Collected data
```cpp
struct PhaseDev {
  DevBuf<Term> recode, tables, fterms, vterms, cterms, cterms2, cterms0;
  DevBuf<Job> fjobs, vjobs, cjobs, cjobs2, cjobs0;
  DevBuf<BJob> bjobs;
  DevBuf<Term> bterms;
  DevBuf<BTermPos> bpos;
  DevBuf<Job> wcjobs;
  DevBuf<Term> wcterms;
  DevBuf<BJob> wjobs;
  uint32_t vsplit = 1, n_wc = 0, n_w = 0;
  uint32_t n_b = 0, n_bterms = 0, b_dig_bytes = 0, b_kpad_max = 0, b_bits = 8;
  uint32_t n_recode = 0, n_tables = 0, n_f = 0, n_v = 0, n_c = 0, n_c2 = 0, n_c0 = 0, n_tslots = 0, n_dslots = 0;
  std::vector<std::pair<uint32_t, uint32_t>> normalize;
  void upload(const Phase& ph, rt::Stream s) {
    recode.upload(ph.recode, s);
    tables.upload(ph.tables, s);
    fterms.upload(ph.fterms, s);
    vterms.upload(ph.vterms, s);
    cterms.upload(ph.cterms, s);
    fjobs.upload(ph.fjobs, s);
    vjobs.upload(ph.vjobs, s);
    cjobs.upload(ph.cjobs, s);
    cterms2.upload(ph.cterms2, s);
    cjobs2.upload(ph.cjobs2, s);
    n_c2 = (uint32_t)ph.cjobs2.size();
    cterms0.upload(ph.cterms0, s);
    cjobs0.upload(ph.cjobs0, s);
    n_c0 = (uint32_t)ph.cjobs0.size();
    wcjobs.upload(ph.wcjobs, s);
    wcterms.upload(ph.wcterms, s);
    wjobs.upload(ph.wjobs, s);
    vsplit = ph.vsplit;
    n_wc = (uint32_t)ph.wcjobs.size();
    n_w = (uint32_t)ph.wjobs.size();
    bjobs.upload(ph.bjobs, s);
    bterms.upload(ph.bterms, s);
    bpos.upload(ph.bpos, s);
    n_b = (uint32_t)ph.bjobs.size();
    n_bterms = (uint32_t)ph.bterms.size();
    b_dig_bytes = ph.b_dig_bytes;
    b_kpad_max = ph.b_kpad_max;
    b_bits = ph.b_bits;
    n_recode = (uint32_t)ph.recode.size();
    n_tables = (uint32_t)ph.tables.size();
    n_f = (uint32_t)ph.fjobs.size();
    n_v = (uint32_t)ph.vjobs.size();
    n_c = (uint32_t)ph.cjobs.size();
    n_tslots = ph.n_tslots;
    n_dslots = ph.n_dslots;
// ... 262 lines not shown
    rt::stream_sync(s);
  }
  DevBuf<uint32_t> vflag;
  uint32_t* flag_word(bool vlane, rt::Stream s) {
    if (!vflag.n) vflag.alloc(2, s);
    rt::dzero(vflag.p + (vlane ? 1 : 0), 4, s);
    return vflag.p + (vlane ? 1 : 0);
  }
  bool read_flag(bool vlane) {
    uint32_t flag = 0;
    rt::d2h(&flag, vflag.p + (vlane ? 1 : 0), 4, ctx->stream);
    rt::stream_sync(ctx->stream);
    return flag != 0;
  }
  uint32_t nwin = 0;
  FbGeom fbg{8, 32, 255};
  uint32_t init_seed[8];
  DevBuf<uint8_t> io_a, io_b, io_c, io_d, io_e, io_f;
  DevBuf<int32_t> io_status;

  static bool wire_point_host(const uint8_t* p, Aff<C>& out) {
    alignas(8) uint8_t tmp[G_::PB];
    memcpy(tmp, p, G_::PB);
    return wire_to_aff<C>(tmp, out);
  }

  void build_plans(PlanSet* set, bool keyed) {
    rt::Stream s = ctx->stream;
    for (int k = 0; k < N_PLANS; ++k) {
      PlanSet& q = set[k];
      const PlanParams& pp = pprm[k];
      const uint32_t bmin = (bucket_min && k == 3) ? std::min(bucket_min, BUCKET_MIN_SMALL_BATCH) : bucket_min;
      const uint32_t pbits = bucket_bits_of(4 * N + 11 * m + 9);
      q.pplan = make_prove_plan(m, n, pp.fch, pp.vch, G_::PB, keyed, bmin, bk_windows(R::BITS, pbits), toom_cook && (k == 0 || k == 2 || k == 4), pp.vsp, pbits);
      q.vplan = make_verify_plan(m, n, pp.fch, pp.vch, G_::PB, keyed, bmin, bk_windows(R::BITS, pbits), pp.vsp, pbits);
      q.table_group = pp.grp;
      q.norm_chunk = pp.nch;
      for (int i = 0; i < 6; ++i) q.pph[i].upload(q.pplan.ph[i], s);
      q.vph.upload(q.vplan.ph, s);
      q.vmph.upload(q.vplan.mph, s);
      q.mjobs.upload(q.vplan.mjobs, s);
      q.mpairs.upload(q.vplan.mpairs, s);
      q.draws.upload(q.pplan.draws, s);
      q.lin.upload(q.pplan.lin, s);
      q.lin_src.upload(q.pplan.lin_src, s);
      q.lin_coef.upload(q.pplan.lin_coef, s);
      q.consts.upload(toom_constants(q.pplan.toom), s);
      q.pwire.upload(q.pplan.wire, s);
      q.vwire.upload(q.vplan.wire, s);
    }
  }
  void ensure_keyed() {
    if (psk_ready) return;
    build_plans(psk, true);
    const ProveLay& l = psk[0].pplan.lay;
    key_d_first = key_t_first = 0;
    for (int k = 0; k < N_PLANS; ++k)
      for (int i = 0; i < 6; ++i) {
        key_d_first = std::max(key_d_first, psk[k].pplan.ph[i].n_dslots);
        key_t_first = std::max(key_t_first, psk[k].pplan.ph[i].n_tslots);
      }
    std::vector<Term> rec, tab;
    for (uint32_t i = 0; i < N; ++i) rec.push_back(Term{l.rho + i, key_d_first + i});
    for (uint32_t w = 0; w < nwin; ++w) tab.push_back(Term{l.kw + w, key_t_first + w});
    key_recode.upload(rec, ctx->stream);
    key_tables.upload(tab, ctx->stream);
    psk_ready = true;
// ... 187 lines not shown
    if (!scratch) scratch = w.NS.p;
    if (parts & PH_TABLES) run_tables(ph, w, B, scratch);
    if (parts & PH_RECODE) run_recode(ph, w, B);
    if (parts & PH_MSM) run_msms(ph, w, B);
    if (parts & PH_NORM) run_normalize(ph, w, B, norm_only, norm_skip, scratch);
  }
#ifdef MP_EXP_QUAD_MAX
  uint32_t quad_max_lanes = MP_EXP_QUAD_MAX;
#else
  uint32_t quad_max_lanes = 65536;
#endif
  bool quad_ops(uint32_t B, uint32_t njobs) const {
    const uint64_t items = (uint64_t)B * njobs;
    if (items > 0xFFFFFFF0ull) return false;
    return group_lanes == 4 || (group_lanes == 0 && items * 4u <= quad_max_lanes);
  }
  static uint32_t quad_waves(uint32_t B, uint32_t njobs) { return (uint32_t)(((uint64_t)B * njobs + 15u) / 16u); }
  void run_combine(const CombineArgs& a, uint32_t B, uint32_t njobs) {
    if (quad_ops(B, njobs)) {
      CombineQuadArgs qa{a, B, njobs};
      MP_WAVE_RUN(k_combine_q, C, quad_waves(B, njobs), 0, qa);
    } else {
      MP_RUN(k_combine, C, B, njobs, a);
    }
  }
  void run_recode(PhaseDev& ph, Workspace& w, uint32_t B) {
    if (ph.n_recode) {
      RecodeArgs a{w.S.p, w.D.p, ph.recode.p, w.Bpad, nwin};
      MP_RUN(k_recode, C, B, ph.n_recode, a);
    }
  }
  void run_tables(PhaseDev& ph, Workspace& w, uint32_t B, uint32_t* scratch) {
    if (ph.n_tables) {
      TableArgs a{w.P.p, w.T.p, scratch, ph.tables.p, w.Bpad, ph.n_tables, cur_table_group};
      MP_RUN(k_table, C, B, (ph.n_tables + cur_table_group - 1) / cur_table_group, a);
    }
  }

  uint32_t bk_pass_eqs = 0;
  size_t bk_pass_bytes = 0;
  uint32_t bucket_slots() {
    if (!ctx->bk_slots) ctx->bk_slots = BK_WAVES_PER_CU * rt::cu_count();
    return ctx->bk_slots;
  }
  void run_bucket(Workspace& w, PhaseDev& ph, const uint32_t* S, uint32_t sstride, int16_t* D, size_t dstride, uint32_t count,
                  uint32_t link_stride, const char* too_large, const uint32_t* tile = nullptr, uint32_t tile_K = 0) {
    rt::Stream s = ctx->stream;
    const uint32_t c = ph.b_bits, bw = bk_windows(R::BITS, c);
    if ((uint64_t)count * ph.n_bterms >= ((uint64_t)1 << 32) || (uint64_t)count * ph.n_b * bw + 8ull * bucket_slots() >= ((uint64_t)1 << 32)) throw std::runtime_error(too_large);
    BRecodeArgs ra{S, D, ph.bterms.p, ph.bpos.p, sstride, bw, ph.n_bterms, dstride, c};
    MP_RUN(k_bucket_recode, C, count * ph.n_bterms, 1, ra);
    if (c >= bucket_split_bits) {
      const uint32_t NBK = bk_buckets(c), XW = XyzzWords<C>::N, gmax = bk_chunks(ph.b_kpad_max), units = bk_units(c);
      if (gmax > BK_CHUNKS_MAX) throw std::runtime_error("bucket method: more than 589 824 terms in one multi-scalar multiplication with windows of 12 bits or more");
      const size_t per_item = ((size_t)ph.b_kpad_max + (size_t)NBK * XW) * 4 + (size_t)gmax * bk_offs_row(c) * 2, per_eq = per_item * ph.n_b * bw;
      if (!bk_pass_eqs || bk_pass_bytes != per_eq) {
        size_t free_b = 0, total_b = 0;
        rt::mem_info(&free_b, &total_b);
        const size_t have = (w.bk_sorted.n + w.bk_park.n) * 4 + w.bk_offs.n * 2;
        const size_t budget = total_b ? std::min<size_t>((size_t)12 << 30, (free_b + have) / 4) : (size_t)1 << 30;
        bk_pass_eqs = (uint32_t)std::max<size_t>(1, std::min<size_t>(budget / per_eq, 0x7FFFFFFFu));
        bk_pass_bytes = per_eq;
      }
      const uint32_t pass = std::min(count, std::max(bk_pass_eqs, 1u));
      const size_t items_max = (size_t)pass * ph.n_b * bw;
      if (items_max * units >= ((uint64_t)1 << 32)) throw std::runtime_error(too_large);
      w.bk_sorted.alloc(items_max * ph.b_kpad_max, s, false);
      w.bk_offs.alloc(items_max * gmax * bk_offs_row(c), s, false);
// ... 2124 lines not shown
```

mental-poker_amd/csrc/field.hpp:

```cpp
#pragma once
#include <cstdint>

#include "curve_params.hpp"
#include "rt.hpp"

namespace mp {

template <class P>
struct Fe {
  uint32_t v[P::L29 ? P::NL29 : P::NW];
};

static constexpr uint32_t M29 = (1u << 29) - 1;

template <class P>
MP_HD void fe_cond_sub(uint32_t* r, const uint32_t* a, uint32_t hi) {
  constexpr int N = P::NW;
  uint32_t d[N];
  uint64_t br = 0;
#pragma unroll
  for (int i = 0; i < N; ++i) {
    uint64_t t = (uint64_t)a[i] - P::MOD[i] - br;
    d[i] = (uint32_t)t;
    br = (t >> 32) & 1;
// ... 425 lines not shown
    reduce_carry29<P>(s, r.v);
    return r;
  } else {
    return fe_sub<P>(fe_sub<P>(a, u), fe_dbl<P>(v));
  }
}
template <class P>
MP_HD Fe<P> fe_sub_dbl(const Fe<P>& a, const Fe<P>& v) {
  if constexpr (P::L29 && !P::DENSE29) {
    Fe<P> r;
    int32_t s[P::NL29];
#pragma unroll
    for (int i = 0; i < P::NL29; ++i) s[i] = (int32_t)a.v[i] - 2 * (int32_t)v.v[i] + 4 * P::SMOD29[i];
    reduce_carry29<P>(s, r.v);
    return r;
  } else {
    return fe_sub<P>(a, fe_dbl<P>(v));
  }
}
template <class P>
MP_HD Fe<P> fe_triple_add(const Fe<P>& a, const Fe<P>& b) {
  if constexpr (P::L29 && !P::DENSE29) {
    Fe<P> r;
    int32_t s[P::NL29];
#pragma unroll
    for (int i = 0; i < P::NL29; ++i) s[i] = 3 * (int32_t)a.v[i] + (int32_t)b.v[i];
    reduce_carry29<P>(s, r.v);
    return r;
  } else {
    return fe_add<P>(fe_add<P>(fe_dbl<P>(a), a), b);
  }
}
template <class P>
struct LazySub {
  static constexpr bool ON = P::L29 && !P::PM29 && !P::DENSE29 && P::NL29 == 9;
  static constexpr int32_t k(int i) { return 8 * P::SMOD29[i] + (i == 0 ? (1 << 29) : i == 8 ? -1 : (1 << 29) - 1); }
};
template <class P>
MP_HD Fe<P> fe_sub_lazy(const Fe<P>& a, const Fe<P>& b) {
  if constexpr (LazySub<P>::ON) {
    Fe<P> r;
#pragma unroll
    for (int i = 0; i < 9; ++i) r.v[i] = a.v[i] - b.v[i] + (uint32_t)LazySub<P>::k(i);
    return r;
  } else {
    return fe_sub<P>(a, b);
  }
}
template <class P>
MP_HD Fe<P> fe_sub_wide(const Fe<P>& a, const Fe<P>& b) {
  if constexpr (LazySub<P>::ON) {
    Fe<P> r;
    int32_t s[9];
#pragma unroll
    for (int i = 0; i < 9; ++i) s[i] = (int32_t)a.v[i] - (int32_t)b.v[i] + 4 * P::SMOD29[i];
    carry29<9>(s, r.v);
    return r;
  } else {
    return fe_sub<P>(a, b);
  }
}
template <class P>
MP_HD Fe<P> fe_neg_lazy(const Fe<P>& a) {
  if constexpr (LazySub<P>::ON) {
    Fe<P> r;
#pragma unroll
// ... 313 lines not shown
```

What to produce =
Copy every line from the entries that contains the word "wcjobs".

Output of the task =
  DevBuf<Job> wcjobs;
    wcjobs.upload(ph.wcjobs, s);
    n_wc = (uint32_t)ph.wcjobs.size();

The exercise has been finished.